Task:
In the listing below, which lines contain the string "synchronize"? Copy them all.

Provided records:
****

def _pinned_ints(n: int) -> torch.Tensor:
    if _PINNED["chunk"] is None or _PINNED["used"] + n > _PINNED["chunk"].numel():
        _PINNED["chunk"] = torch.empty(max(1024, n), dtype=torch.int32, pin_memory=True)
        _PINNED["used"] = 0
    t = _PINNED["chunk"][_PINNED["used"]:_PINNED["used"] + n]
    _PINNED["used"] += n
    return t


def _carve(total_dev, sizes):
    out, off = [], 0
    for n in sizes:
        out.append(total_dev[off:off + n])
        off += (n + 3) & ~3
    return out


class BatchPlan:

    def __init__(self, spec: Spec, x: torch.Tensor, y: Optional[torch.Tensor],
                 inv_occ: Optional[torch.Tensor], B_global: Optional[int] = None,
                 build_index: bool = True, validate: bool = True, process_group=None, defer_readback: bool = False,
                 stream=None):
        _need_cuda(x, "x")
        if x.dim() != 2 or x.shape[1] != spec.F:
            raise ValueError(f"x must be [B,{spec.F}], got {tuple(x.shape)}")
        if x.dtype not in (torch.int64, torch.int32):
            raise TypeError("x must be int64 or int32")
        self.spec = spec
        self.x = x
        self.B = x.shape[0]
        self.B_global = self.B if B_global is None else int(B_global)
        self.id_bits = 64 if x.dtype == torch.int64 else 32
        self.y = None
        if y is not None:
            _need_cuda(y, "y")
            self.y = y.to(torch.float32).contiguous()
            if self.y.shape != (self.B,):
                raise ValueError("y must be [B]")
        self.W = None
        self.occ_ptr = None
        self._occ_rows = self._status = self._occ_other = self._lay = None
        self._ready = None
        self._arena = None
        self._heavy = self._pend = None
        self._U = 0
        self._touched = None
        self._checked = False
        dev = x.device
        lib = _lib.load()
        want_w = inv_occ is not None and y is not None
        if want_w and not (build_index and y is not None):
            self.W = torch.empty(spec.F, dtype=torch.float64, device=dev)
        if build_index and y is not None:
            self.build_index(validate=validate, defer=defer_readback, inv_occ=inv_occ if want_w else None, stream=stream)
        elif want_w:
            p = _problem(spec, self.B, self.B_global, self.id_bits)
            check(lib.vfm_batch_norms(C.byref(p), ptr(x), ptr(inv_occ), ptr(self.W),
                                      current_stream_ptr(dev)), "vfm_batch_norms")
        if want_w and process_group is not None:
            from .dist import sum_normalisers
            sum_normalisers(self.W, process_group)
        if build_index and y is not None:
            pass
        elif validate and self.B > 0:
            if bool(((x < 0) | (x >= spec.T)).any()):
                raise IndexError(f"entity id out of range [0,{spec.T}): min {int(x.min())}, max {int(x.max())}")
            self._checked = True

    def build_index(self, validate: bool = False, defer: bool = False, inv_occ=None, stream=None):
        spec = self.spec
        n = self.B * spec.F
        L, nbytes = _index_sizes(self.B, spec.F, spec.T)
        self.heavy_list = L
        if nbytes < 0:
            raise ValueError("batch too large for a 32-bit index (B * F must stay below 2^31)")
        with _ENQUEUE_LOCK:
            self._build_index_locked(_lib.load(), n, L, nbytes, validate, inv_occ, stream)
        if not defer:
            self._finish()

    def _build_index_locked(self, lib, n, L, nbytes, validate, inv_occ=None, stream=None):
        spec, dev = self.spec, self.x.device
        raw = stream.cuda_stream if stream is not None else _lib.raw_stream(dev)
        ws = _index_workspace(nbytes // 4 + 4, dev, raw)
        cap_h, cap_i = n // L + 1, 2 * n // L + 2
        sizes = (spec.T + 1, max(n, 1), cap_h, 4 * cap_i, 8, max(min(n, spec.T), 1), max(n, 1) if spec.F == 2 else 0,
                 2 * spec.F if inv_occ is not None else 0)
        offs, o = [], 0
        for v in sizes:
            offs.append(o)
            o += (v + 3) & ~3
        arena = self._arena = torch.empty(o, dtype=torch.int32, device=dev) if stream is None else _side_arena(dev, stream, o)
        self._lay = (offs, sizes, cap_i)
        if inv_occ is not None:
            self.W = arena[offs[7]: offs[7] + 2 * spec.F].view(torch.float64)
        base = arena.data_ptr()
        P = [C.c_void_p(base + 4 * q) for q in offs]
        host = _pinned_ints(8)
        check(lib.vfm_build_index(self.B, spec.F, spec.T, self.id_bits, ptr(self.x), ptr(ws), P[0], P[1], L, P[2], cap_h, P[3],
                                  cap_i, P[5], P[6] if spec.F == 2 else None, ptr(inv_occ),
                                  ptr(self.W) if inv_occ is not None else None, P[4], C.c_void_p(host.data_ptr()),
                                  C.c_void_p(raw)), "vfm_build_index")
        self.occ_ptr = arena[: spec.T + 1]
        done = torch.cuda.Event()
        done.record(stream if stream is not None else _stream_obj(dev, raw))
        self._pend = (host, done, validate)

    def _view(self, k):
        offs, sizes, _ = self._lay
        return self._arena[offs[k]: offs[k] + sizes[k]]

    @property
    def occ_rows(self):
        if self._occ_rows is None and self._arena is not None:
            self._occ_rows = self._view(1)[: self.B * self.spec.F]
        return self._occ_rows

    @property
    def status(self):
        if self._status is None and self._arena is not None:
            self._status = self._view(4)[5:6]
        return self._status

    @property
    def occ_other(self):
        if self._occ_other is None and self._arena is not None and self.spec.F == 2:
            self._occ_other = self._view(6)
        return self._occ_other

    def _finish(self):
        if self._pend is None:
            return
        self.use_on_current()
        host, done, validate = self._pend
        self._pend = None
        done.synchronize()
        n_bad, n_heavy, n_items, n_touched, max_items = (int(v) for v in host.tolist()[:5])
        spec, dev = self.spec, self.x.device
        hid, items, touched = self._view(2), self._view(3).view(self._lay[2], 4), self._view(5)
        self._U = n_touched
        self._touched = touched[:n_touched]
        thr = int(_lib.load().vfm_heavy_threshold(self.heavy_list))
        if (n_touched > 0 and self.B >= 4 * n_touched and 4 * n_touched <= spec.T and spec.T >= 8192
                and thr < self.heavy_list and not n_bad):
            n, L = self.B * spec.F, self.heavy_list
            cap_h, cap_i = n // thr + 1, n // L + n // thr + 2
            arena = torch.empty(((cap_h + 3) & ~3) + 4 * cap_i + 8, dtype=torch.int32, device=dev)
            hid, items, counts2 = arena[:cap_h], arena[(cap_h + 3) & ~3:((cap_h + 3) & ~3) + 4 * cap_i].view(cap_i, 4), arena[-8:]
            lib = _lib.load()
            with _ENQUEUE_LOCK:
                ws = _index_workspace(int(lib.vfm_index_workspace_bytes(self.B, spec.F, spec.T)) // 4 + 4, dev, _lib.raw_stream(dev))
                check(lib.vfm_rebuild_heavy(spec.T, ptr(self.occ_ptr), ptr(ws), L, thr, ptr(hid), cap_h, ptr(items), cap_i,
                                            ptr(counts2), current_stream_ptr(dev)), "vfm_rebuild_heavy")
                _, n_heavy, n_items, _, max_items = (int(v) for v in counts2.tolist()[:5])
            self.heavy_threshold = thr
        if validate and n_bad and not self._checked:
            raise IndexError(f"entity id out of range [0,{spec.T}): min {int(self.x.min())}, max {int(self.x.max())}")
        self._checked = True
        self._heavy = None
        self.heavy_max_items = max_items if n_heavy > 0 else 0
        self._heavy_meta = torch.tensor([self.heavy_max_items, self.heavy_list, getattr(self, "heavy_threshold", self.heavy_list)],
                                        dtype=torch.int32)
        if n_heavy > 0:
            rec = 4 + (spec.d + 3) // 4 * 4
            self._heavy = (hid[:n_heavy], items[:n_items],
                           torch.zeros(spec.n_samples * (n_heavy + n_items) * rec, dtype=torch.float32, device=dev))

    @property
    def U(self) -> int:
        if self.occ_ptr is None:
            self.build_index()
        self._finish()
        return self._U

    @property
    def heavy(self):
        self._finish()
        return self._heavy

    def touched_ids(self) -> torch.Tensor:
        if self.occ_ptr is None:
            self.build_index()
        self._finish()
        return self._touched

    def lookahead_rows(self, next_plan: "BatchPlan") -> torch.Tensor:
        pairs = self.__dict__.setdefault("_pairs", {})
        hit = pairs.get(id(next_plan))
        if hit is not None and hit[0]() is next_plan:
            if hit[2] is not None:
                host, done, src = hit[2]
                done.synchronize()
                cur = _stream_obj(self.x.device, _lib.raw_stream(self.x.device))
                if src.cuda_stream != cur.cuda_stream:
                    hit[1].record_stream(cur)
                pairs[id(next_plan)] = (hit[0], hit[1][:int(host.item())], None)
            return pairs[id(next_plan)][1]
        self.prepare_lookahead(next_plan)
        return self.lookahead_rows(next_plan)

    def prepare_lookahead(self, next_plan: "BatchPlan", stream=None) -> None:
        import weakref
        pairs = self.__dict__.setdefault("_pairs", {})
        hit = pairs.get(id(next_plan))
        if hit is not None and hit[0]() is next_plan:
            return
        dev, T = self.x.device, self.spec.T
        for q in (self, next_plan):
            if q.occ_ptr is None:
                q.build_index(defer=True, stream=stream)
        lib = _lib.load()
        raw = stream.cuda_stream if stream is not None else _lib.raw_stream(dev)
        with (torch.cuda.stream(stream) if stream is not None else contextlib.nullcontext()):
            buf = torch.empty((min(T, (self.B + next_plan.B) * self.spec.F) or 1) + 4, dtype=torch.int32, device=dev)
        rows, count = buf[:-4], buf[-4:]
        with _ENQUEUE_LOCK:
            ws = _index_workspace(int(lib.vfm_union_workspace_bytes(T)) // 4 + 4, dev, raw)
            host = _pinned_ints(1)
            check(lib.vfm_union_rows(T, ptr(self.occ_ptr), ptr(next_plan.occ_ptr), ptr(ws), ptr(rows), ptr(count),
                                     C.c_void_p(host.data_ptr()), C.c_void_p(raw)), "vfm_union_rows")
            done = torch.cuda.Event()
            src = stream if stream is not None else _stream_obj(dev, raw)
            done.record(src)
        pairs[id(next_plan)] = (weakref.ref(next_plan), rows, (host, done, src))
        if len(pairs) > 4:
            pairs.pop(next(iter(pairs)))

    def use_on_current(self):
        if self._ready is None:
            return
        ev, src = self._ready
        dev = self.x.device
        raw = _lib.raw_stream(dev)
        if raw != src.cuda_stream:
            cur = _stream_obj(dev, raw)
            cur.wait_event(ev)
            if self._arena is not None:
                self._arena.record_stream(cur)
        self._ready = None

    def check_status(self):
        if self.occ_ptr is not None and int(self.status.item()) != 0:
            raise _lib.VfmLibraryError("corrupted inverted index: a backward kernel clamped entries of this plan's index "
                                       "(vfm_index_t.status != 0); the step's results are not to be trusted")

    def index_tensors(self, with_touched: bool = False):
        if self.occ_ptr is None:
            self.build_index()
        self._finish()
        base = [self.occ_ptr, self.occ_rows, self.status]
        if self.heavy is not None:
            base = base + list(self.heavy)
        if with_touched:
            base = base + [self._touched]
        return base + [self._heavy_meta]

****

Written reply:
        done.synchronize()
                done.synchronize()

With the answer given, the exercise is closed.